In order for you to get the fourth digit, the fifth question must indicate exactly one number, and only one number. Because it is comparing a sum to itself, the only way it can isolate a single number is at either end of the 1-9 set, if the total of the other three numbers is either less than 2 or greater than 8.

Even more direct hint in next comment.

Even-more direct follow-up hint (with one number worked out):

If the first three numbers are all 1 (as low as they can be) and the fifth question is false, then their sum is 3 and the fourth number is either 1 or 2. Because that doesn't isolate a single number, that can't be right - so the fourth number must be 9, with the fifth question being true and the sum of the first three numbers being 8.

From here, the rest of the solving should be a lot easier - there's only so many combinations of the numbers on this phone that can total 8!

Thanks for this! I got the right answer but was a little confused as to why my order was correct. Your comment that "there's only so many combinations of the numbers on this phone that can total 8" set my mind at ease that there isn't a clue necessarily for the correct order, but that a few different guessing attempts are allowed.

Does it spell a word?


So much better for you to solve it yourself but here's the simple logic with no code:

The game basically says that the answers to all 5 questions must be yes or no. There exists a certain series of yes or no for which minimum passwords are available. 

I really hope you had to click read more to see this and did not get spoiled but here goes:

To minimise the 10,000 possibilities immediately, knowing the digits immediately removes many possibilities.

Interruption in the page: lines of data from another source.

static spx_matrix_t *do_tune(spx_input_t *in)
{
    Config &cfg = Config::instance();
    const double t0 = now_sec();
    const size_t P = cfg.nr_partitions();
    long world = std::max<long>(1, cfg.get_long("spx.rt.gpu_world"));
    long rank = cfg.get_long("spx.rt.gpu_rank");
    if (rank < 0 || rank >= world || P % (size_t) world != 0) {
        log_msg(LOG_ERR, "spx.rt.gpu_rank/gpu_world (%ld/%ld) do not divide "
                "spx.rt.nr_threads=%zu partitions\n", rank, world, P);
        throw FatalError("bad gpu_rank/gpu_world");
    }
    const size_t first = (size_t) rank * (P / (size_t) world);
    const size_t last = first + P / (size_t) world;
    const long slice_rows = cfg.get_long("spx.rt.global_rows");
    const long slice_off = slice_rows > 0 ? cfg.get_long("spx.rt.row_offset") : 0;
    if (slice_rows > 0 && (world != 1 || slice_off < 0 || slice_off + (long) in->nrows > slice_rows)) {
        log_msg(LOG_ERR, "spx.rt.row_offset/global_rows (%ld/%ld) do not hold the %ld input rows "
                "(and exclude spx.rt.gpu_world > 1)\n", slice_off, slice_rows, (long) in->nrows);
        throw FatalError("bad row slice");
    }
    in->mat->row_base = (size_t) slice_off;
    in->mat->global_rows = slice_rows > 0 ? (size_t) slice_rows : 0;
    const idx_t rows_end = slice_rows > 0 ? (idx_t)(slice_off + in->nrows) : in->nrows;
    const bool sym = cfg.get_bool("spx.matrix.symmetric");
    const bool host_only = cfg.get_bool("spx.rt.host_only");
    EncoderParams prm = EncoderParams::from_config(cfg);
    XformSeq seq = cfg.xform();
    cfg.cpu_affinity();
    log_msg(LOG_INFO, "Format: %s\n", sym ? "CSX-sym" : "CSX");
    if (!host_only && device_count() <= 0) {
        log_msg(LOG_ERR, "no usable HIP device: this library multiplies on an MI355X "
                "only (spx.rt.host_only=true preprocesses without one)\n");
        throw FatalError("no HIP device");
    }

    std::unique_ptr<matrix> A(new matrix);
    A->nrows = slice_rows > 0 ? (spx_index_t) slice_rows : in->nrows;
    A->ncols = in->ncols;
    A->nnz = in->nnz;
    A->symmetric = sym ? 1 : 0;
    A->permutation = SPX_INVALID_PERM;
    A->nr_partitions = P;
    A->first_part = first;
    A->last_part = last;
    A->full_colind = cfg.get_bool("spx.matrix.full_colind");
    A->dev = nullptr;
    A->host_only = host_only;
    A->device_ordinal = (int) cfg.get_long("spx.rt.device");
    A->input_row_base = slice_rows > 0 ? (int64_t) slice_off : -1;

    const size_t nown = last - first;
    std::vector<std::ostringstream> logs(nown);
    std::vector<std::string> errors(nown);
    std::vector<PartitionSym> sparts;
    if (sym) {
        build_partitions_sym(*in->mat, P, first, last, sparts, A->bounds);
        A->diag.resize(nown);
    } else {
        build_partitions(*in->mat, P, first, last, A->parts, A->bounds);
    }

    const double t_parts = now_sec();
    log_msg(LOG_INFO, "partitions built in %.2f s\n", t_parts - t0);
    auto work = [&](size_t i) {
        try {
            std::ostream *lg = &logs[i];
            *lg << "==> Thread: #" << (first + i) << "\n==== ENCODING STATISTICS ====\n";
            if (sym) {
                PartitionSym &ps = sparts[i];
                ps.divide();
                Encoder e1(&ps.m1, prm), e2(&ps.m2, prm);
                if (seq.explicit_deltas) {
                    e1.encode_serial(seq);
                    e2.encode_serial(seq);
                } else {
                    e1.remove_ignore(seq);
                    e2.remove_ignore(seq);
                    if (ps.lower.row_start > 0) e1.encode_all(lg);
                    e2.encode_all(lg);
                }
// ... 45 lines not shown
    A->emit_params.sym_pure_passes = cfg.get_bool("spx.gpu.sym_pure_passes");
    A->emit_params.x_window = cfg.get_bool("spx.gpu.x_window");
    {
        const std::string m = cfg.get_str("spx.gpu.sym_segments");
        if (m != "auto" && m != "true" && m != "false") {
            log_msg(LOG_ERR, "spx.gpu.sym_segments: true, false or auto\n");
            throw FatalError("bad spx.gpu.sym_segments");
        }
        A->emit_params.sym_segments = m == "auto" ? -1 : (m == "true" ? 1 : 0);
        const long wide = cfg.get_long("spx.gpu.sym_wide_rows");
        if (wide < 1 || wide > SPX_MAX_WIDE_ROWS) {
            log_msg(LOG_ERR, "spx.gpu.sym_wide_rows: 1 .. %d\n", SPX_MAX_WIDE_ROWS);
            throw FatalError("bad spx.gpu.sym_wide_rows");
        }
        A->emit_params.wide_rows = (size_t) wide;
        const long mr = cfg.get_long("spx.gpu.sym_segment_min");
        if (mr < 2 || mr > 8) {
            log_msg(LOG_ERR, "spx.gpu.sym_segment_min: 2 .. 8\n");
            throw FatalError("bad spx.gpu.sym_segment_min");
        }
        A->emit_params.sym_min_run = (size_t) mr;
        const long xr = cfg.get_long("spx.gpu.sym_segment_max");
        if (xr < mr || xr > SPX_MAX_SEG_WIDTH) {
            log_msg(LOG_ERR, "spx.gpu.sym_segment_max: spx.gpu.sym_segment_min .. %d\n", SPX_MAX_SEG_WIDTH);
            throw FatalError("bad spx.gpu.sym_segment_max");
        }
        A->emit_params.sym_max_run = (size_t) xr;
    }
    A->emit_params.stack_segments = cfg.get_bool("spx.gpu.stack_segments");
    {
        idx_t lo = nown ? A->bounds[first].row_start : 0;
        idx_t hi = nown ? A->bounds[last - 1].row_start + A->bounds[last - 1].nr_rows : 0;
        if (last == P) hi = rows_end;
        A->own_lo = lo;
        A->own_hi = hi;
    }
    A->waves = (int) cfg.get_long("spx.gpu.waves");
    const bool autotune = A->waves == 0;
    if (autotune) A->waves = 4;
    const std::string spill_mode = cfg.get_str("spx.gpu.sym_spill");
    if (spill_mode != "auto" && spill_mode != "lists" && spill_mode != "atomic") {
        log_msg(LOG_ERR, "spx.gpu.sym_spill: lists, atomic or auto\n");
        throw FatalError("bad spx.gpu.sym_spill");
    }
    A->deterministic = cfg.get_bool("spx.gpu.deterministic");
    A->sym_atomic = spill_mode == "atomic" && !A->deterministic;
    A->spill_mode = spill_mode == "lists" ? 0 : (spill_mode == "atomic" ? 1 : -1);
    {
        const std::string sm = cfg.get_str("spx.gpu.sym_matmat");
        if (sm != "true" && sm != "false") {
            log_msg(LOG_ERR, "spx.gpu.sym_matmat: true or false\n");
            throw FatalError("bad spx.gpu.sym_matmat");
        }
        A->sym_matmat = sm == "true" && sym && A->emit_params.sym_once;
        if (A->sym_matmat) {
            if (spill_mode == "auto" && !A->deterministic) A->sym_atomic = true;
            A->emit_params.wide_rows = std::min<size_t>(A->emit_params.wide_rows, SPX_MAX_RB_ROWS);
        }
    }
    const std::string wt_mode = cfg.get_str("spx.gpu.wave_tiles");
    if (wt_mode != "auto" && wt_mode != "true" && wt_mode != "false") {
        log_msg(LOG_ERR, "spx.gpu.wave_tiles: true, false or auto\n");
        throw FatalError("bad spx.gpu.wave_tiles");
    }
    A->wave_tiles = wt_mode == "true" ? 1 : 0;
    const std::string xw_mode = cfg.get_str("spx.gpu.unit_windows");
    if (xw_mode != "auto" && xw_mode != "true" && xw_mode != "false") {
        log_msg(LOG_ERR, "spx.gpu.unit_windows: true, false or auto\n");
        throw FatalError("bad spx.gpu.unit_windows");
    }
    {
        const long xb = cfg.get_long("spx.gpu.unit_window_doubles"), xg = cfg.get_long("spx.gpu.unit_window_gap");
        if (xb < 0 || xb > 16384 || xg < 0 || xg > 255) {
            log_msg(LOG_ERR, "spx.gpu.unit_window_doubles: 0 .. 16384, spx.gpu.unit_window_gap: 0 .. 255\n");
            throw FatalError("bad spx.gpu.unit_window_doubles / spx.gpu.unit_window_gap");
        }
        A->xw_budget = (uint32_t) xb;
        A->xw_gap = (uint32_t) xg;
    }
    A->unit_windows = xw_mode == "auto" ? -1 : (xw_mode == "true" ? 1 : 0);
    A->xw_on = xw_mode == "true";
    A->trans_windows = read_trans_windows();
    A->values_f32 = read_values_f32();
    const std::string sx_mode = cfg.get_str("spx.gpu.sym_pipeline");
    if (sx_mode != "auto" && sx_mode != "true" && sx_mode != "false") {
        log_msg(LOG_ERR, "spx.gpu.sym_pipeline: true, false or auto\n");
        throw FatalError("bad spx.gpu.sym_pipeline");
    }
    A->sym_pipeline = sx_mode == "auto" ? -1 : (sx_mode == "true" ? 1 : 0);
    A->sx_on = sx_mode == "true";
    const std::string ph_mode = cfg.get_str("spx.gpu.col_phases");
    const bool ph_conc = ph_mode.size() == 2 && ph_mode[0] == 'c';
    long ph_fixed = ph_mode == "auto" ? 0 : strtol(ph_mode.c_str() + (ph_conc ? 1 : 0), nullptr, 10);
    if (ph_mode != "auto" && (ph_fixed < 1 || ph_fixed > 8 || (ph_conc && ph_fixed != 2 && ph_fixed != 4 && ph_fixed != 8))) {
        log_msg(LOG_ERR, "spx.gpu.col_phases: 1 .. 8 (launched in turn), c2 | c4 | c8 (one launch, a group of XCDs each) or auto\n");
        throw FatalError("bad spx.gpu.col_phases");
    }
    A->col_phases = (!sym && ph_fixed > 1) ? (size_t) ph_fixed : 1;
    A->col_concurrent = A->col_phases > 1 && ph_conc && !A->deterministic;
    if (A->col_phases > 1 && ph_conc && !A->col_concurrent) A->col_phases = 1;
    try {
        emit_and_upload(A.get());
    } catch (const FatalError &) {
        if (A->col_phases <= 1) throw;
        A->col_phases = 1;
        emit_and_upload(A.get());
    }
    const bool tune_spill = spill_mode == "auto" && !A->deterministic && !A->has_symsegs && !A->sym_matmat;
    const bool tune_wt = wt_mode == "auto" && !A->deterministic && !A->has_symsegs;
    const bool tune_xw = xw_mode == "auto" && !A->deterministic && !sym;
    const double t_auto = now_sec();
    if (A->dev && A->nnz_stored >= 100000 && (autotune || tune_spill || tune_wt || tune_xw))
        autotune_launch(A.get(), autotune, tune_spill, tune_wt, tune_xw);
    if (A->dev && sym && A->sym_pipeline == -1 && device_has_sx(A->dev)) {
        A->release_wait();
        const double t_est = device_time_spmv(A->dev, 2, 3);
        const int N = (int) std::min(100.0, std::max(8.0, 0.02 / std::max(t_est, 1e-7)));
        auto best_of = [&](bool on) {
            device_set_sx(A->dev, on);
            double best = device_time_spmv(A->dev, std::max(2, N / 10), N);
            for (int rep = 0; rep < 3; ++rep) best = std::min(best, device_time_spmv(A->dev, 0, N));
            return best;
        };
        const double t0 = best_of(false), t1 = best_of(true);
        A->sx_on = t1 < 0.985 * t0;
        device_set_sx(A->dev, A->sx_on);
        log_msg(LOG_INFO, "read-once pipeline: %s (%.2f us per SpMV with, %.2f without)\n", A->sx_on ? "on" : "off", 1e6 * t1, 1e6 * t0);
    }
    const double t_auto_end = now_sec();
    if (A->dev && !sym && ph_mode == "auto" && A->n_shared == 0 && A->nnz_stored >= 100000 &&
        2 * A->n_delta_elems >= A->nnz_stored && (size_t) A->ncols * sizeof(val_t) >= ((size_t) 6 << 20)) {
        auto best_of = [&]() {
            double best = device_time_spmv(A->dev, 10, 100);
            for (int rep = 0; rep < 3; ++rep) best = std::min(best, device_time_spmv(A->dev, 0, 100));
            return best;
        };
        const double t_plain = best_of();
        size_t K = 1;
        double t_ph = t_plain;
        if (!A->deterministic) {
            for (size_t k : {(size_t) 2, (size_t) 4}) {
                if ((size_t) A->ncols * sizeof(val_t) < k * ((size_t) 3 << 19)) break;
                try {
                    A->col_phases = k;
                    A->col_concurrent = true;
                    emit_and_upload(A.get());
                    const double t = best_of();
                    if (t < 0.97 * t_ph) {
                        t_ph = t;
                        K = k;
                    }
                } catch (const FatalError &) {
                    break;
                }
            }
        }
        if (A->col_phases != K || !A->col_concurrent) {
            A->col_phases = K;
            A->col_concurrent = K > 1;
            emit_and_upload(A.get());
        }
        log_msg(LOG_INFO, "column slices: %zu on XCD groups %.2f us, plain %.2f us per SpMV\n", K, 1e6 * t_ph, 1e6 * t_plain);
    }

    if (A->dev && wants_values_f32(A->values_f32, sym)) device_build_values_f32(A->dev);

    if (!cfg.get_bool("spx.rt.keep_encoded")) {
        std::vector<Partition> *old = new std::vector<Partition>();
        old->swap(A->parts);
        A->release_later([old] {
            parallel_for(old->size(), host_threads(), [&](size_t i) { (*old)[i] = Partition(); });
            delete old;
        });
    }
    log_msg(LOG_INFO, "launch parameters measured in %.2f s\n", t_auto_end - t_auto);
    A->emit_seconds = now_sec() - t1;
    return A.release();
}

spx_matrix_t *spx_mat_tune(spx_input_t *in, ...)
try {
    if (!in) {
        SETERROR_1(SPX_ERR_ARG_INVALID, "invalid input matrix");
        return SPX_INVALID_MAT;
    }
    va_list ap;
    va_start(ap, in);
    spx_option_t option = va_arg(ap, spx_option_t);
    va_end(ap);
    std::vector<idx_t> perm;
    if (option == SPX_MAT_REORDER && Config::instance().get_long("spx.rt.global_rows") > 0) {
        SETWARNING(SPX_WARN_REORDER);
        option = 0;
    }
    int re_mode = SPX_DIST_REORDER_RCM;
    size_t re_world = 1;
// ... 479 lines not shown
    if (good) {
        good = h.nrows >= 0 && h.ncols >= 0 && bnd.size() == 3 * h.nr_partitions &&
               h.first_part <= h.last_part && h.last_part <= h.nr_partitions &&
               (perm.empty() || perm.size() == (size_t) h.nrows) && h.own_lo >= 0 &&
               h.own_lo <= h.own_hi && h.own_hi <= h.nrows &&
               (!h.symmetric || gs->dvalues.size() == (size_t) h.nrows);
        for (int32_t v : perm) good = good && v >= 0 && v < h.nrows;
    }
    if (good) {
        gs->n_carry = h.n_carry;
        gs->sym_fused = (h.pad & 1u) != 0;
        gs->pass_stride = h.pad >> 1;
        gs->n_spill = h.n_spill;
        gs->lds_doubles = h.lds_doubles;
        gs->waves = h.waves;
        gs->sym_atomic = h.sym_atomic != 0;
        gs->deterministic = (h.pad3 & 1u) != 0;
        gs->wave_tiles = (h.pad3 & 2u) != 0;
        gs->xw_on = (h.pad3 & 4u) != 0;
        gs->sx_on = (h.pad3 & 8u) != 0;
        gs->sx_plan = gs->sx_on;
        gs->xw_gap = gs->xw_on ? ((h.pad3 >> 8) & 255u) : 16u;
        gs->xw_budget = gs->xw_on ? (h.pad3 >> 16) : 0u;
        gs->nnz_stored = h.nnz_stored; gs->n_unit_elems = h.n_unit_elems;
        gs->n_delta_elems = h.n_delta_elems; gs->n_units = h.n_units;
        good = stream_checksum(*gs) == h.checksum;
        if (!good) why = "tuned-matrix file is damaged (checksum of the index arrays)";
        else good = stream_validate(*gs, (size_t) h.nrows, (size_t) h.ncols, gs->values.size(), why);
    }
    if (!good) {
        SETERROR_1(SPX_ERR_FILE, why.c_str());
        return SPX_INVALID_MAT;
    }
    A->nrows = h.nrows; A->ncols = h.ncols; A->nnz = h.nnz; A->symmetric = h.symmetric;
    A->permutation = SPX_INVALID_PERM;
    if (!perm.empty()) {
        A->permutation = (spx_perm_t *) malloc(perm.size() * sizeof(spx_perm_t));
        std::copy(perm.begin(), perm.end(), A->permutation);
    }
    A->nr_partitions = h.nr_partitions; A->first_part = h.first_part; A->last_part = h.last_part;
    for (size_t i = 0; i < h.nr_partitions; ++i)
        A->bounds.push_back(PartBounds{bnd[3 * i], bnd[3 * i + 1], (size_t) bnd[3 * i + 2]});
    A->full_colind = false;
    A->dev = nullptr;
    A->waves = (h.waves == 2 || h.waves == 8) ? (int) h.waves : 4;
    A->own_lo = h.own_lo; A->own_hi = h.own_hi;
    if (h.first_part == 0 && h.last_part == h.nr_partitions && (h.own_lo > 0 || h.own_hi < h.nrows))
        A->input_row_base = h.own_lo;
    A->nnz_stored = h.nnz_stored; A->n_unit_elems = h.n_unit_elems;
    A->n_delta_elems = h.n_delta_elems; A->n_units = h.n_units;
    A->value_bytes = gs->values.size() * sizeof(val_t);
    A->index_bytes = gs->index_bytes();
    A->n_rowblocks = gs->rbs.size();
    A->n_shared = gs->shared.size();
    A->has_tiles = stream_has_tiles(*gs);
    A->has_symtiles = stream_has_pass(*gs, SPX_PASS_SYMTILE);
    A->has_symsegs = stream_has_symsegs(*gs);
    A->sym_atomic = gs->sym_atomic;
    A->deterministic = gs->deterministic;
    A->wave_tiles = gs->wave_tiles ? 1 : 0;
    A->xw_on = gs->xw_on;
    A->unit_windows = gs->xw_on ? 1 : 0;
    A->sx_on = gs->sx_on;
    A->sym_pipeline = gs->sx_on ? 1 : 0;
    A->xw_budget = gs->xw_budget;
    A->xw_gap = gs->xw_gap;
    {
        size_t slices = 1;
        for (size_t i = 1; i < gs->rbs.size(); ++i) slices += (gs->rbs[i].flags & SPX_RB_PHASE_START) ? 1 : 0;
        A->col_phases = slices;
        A->col_concurrent = slices > 1 && !gs->rbs.empty() && (gs->rbs[0].flags & SPX_RB_ACCUM);
    }
    A->tune_seconds = 0.0;
    A->auto_rb = false;
    const double t0 = now_sec();
    Config &cfg = Config::instance();
    A->host_only = cfg.get_bool("spx.rt.host_only");
    A->device_ordinal = (int) cfg.get_long("spx.rt.device");
    A->full_colind = cfg.get_bool("spx.matrix.full_colind");
    A->sym_matmat = gs->sym_matmat = A->symmetric && cfg.get_str("spx.gpu.sym_matmat") == "true";
    try {
        A->trans_windows = read_trans_windows();
        A->values_f32 = read_values_f32();
    } catch (const FatalError &) {
        SETERROR_0(SPX_ERR_TUNED_MAT);
        return SPX_INVALID_MAT;
    }
    if (A->symmetric && !gs->sym_fused) stream_touched_rows(*gs, A->own_lo, A->conflict_rows);
    if (A->own_lo > 0 || A->own_hi < A->nrows) stream_read_cols(*gs, A->own_lo, A->own_hi, (size_t) A->ncols, A->halo_cols);
    A->first_block_row = A->own_lo;
    for (const SpxRowBlock &rb : gs->rbs) A->first_block_row = std::min<idx_t>(A->first_block_row, (idx_t) rb.row0);
    try {
        if (!A->host_only) {
            A->dev = device_upload(*gs, (size_t) A->nrows, (size_t) A->ncols, A->symmetric != 0,
                                   A->own_lo, A->own_hi, A->device_ordinal);
            device_set_trans_windows(A->dev, A->trans_windows);
            if (wants_values_f32(A->values_f32, A->symmetric != 0)) device_build_values_f32(A->dev);
            keep_index(A.get(), std::move(*gs));
        } else {
            A->host_stream = std::move(gs);
        }
    } catch (const FatalError &) {
        SETERROR_0(SPX_ERR_TUNED_MAT);
        return SPX_INVALID_MAT;
    }
    A->emit_seconds = now_sec() - t0;
    return A.release();
} SPX_C_BOUNDARY(return SPX_INVALID_MAT;)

If we first assume The first three digits are 1,2,3 then the only possible outcomes are 1237, 1238, and 1239

But that's 3 outcomes so let's try another way. Let's assume first digit is not 1 but second and third are still 2 and 3.

Then there can be 5 possibilites for the first digit being even and 4 being odd(as it is not 1)

Therefore, assume it to be odd to mimimise possibilities.

Let us take first digit as 3, then the first 3 digits are 323 which add up to 8, therefore if the answers to the questions are no,yes,yes,no,yes; the only possible answer is 3239

(1 edit) (+1)

Can someone please explain this, do not understand the question. People in the comments are writing such strange texts

(2 edits)

There is just one way to answer yes or no to all of those questions together, which yields one, and only one, password. 

You have to use logic to try and find a way of answering the questions so that the number of passwords that fit all criteria are the minimum possible, you find the right answer when the number of possible passwords is 1 for a given yes or no sequence.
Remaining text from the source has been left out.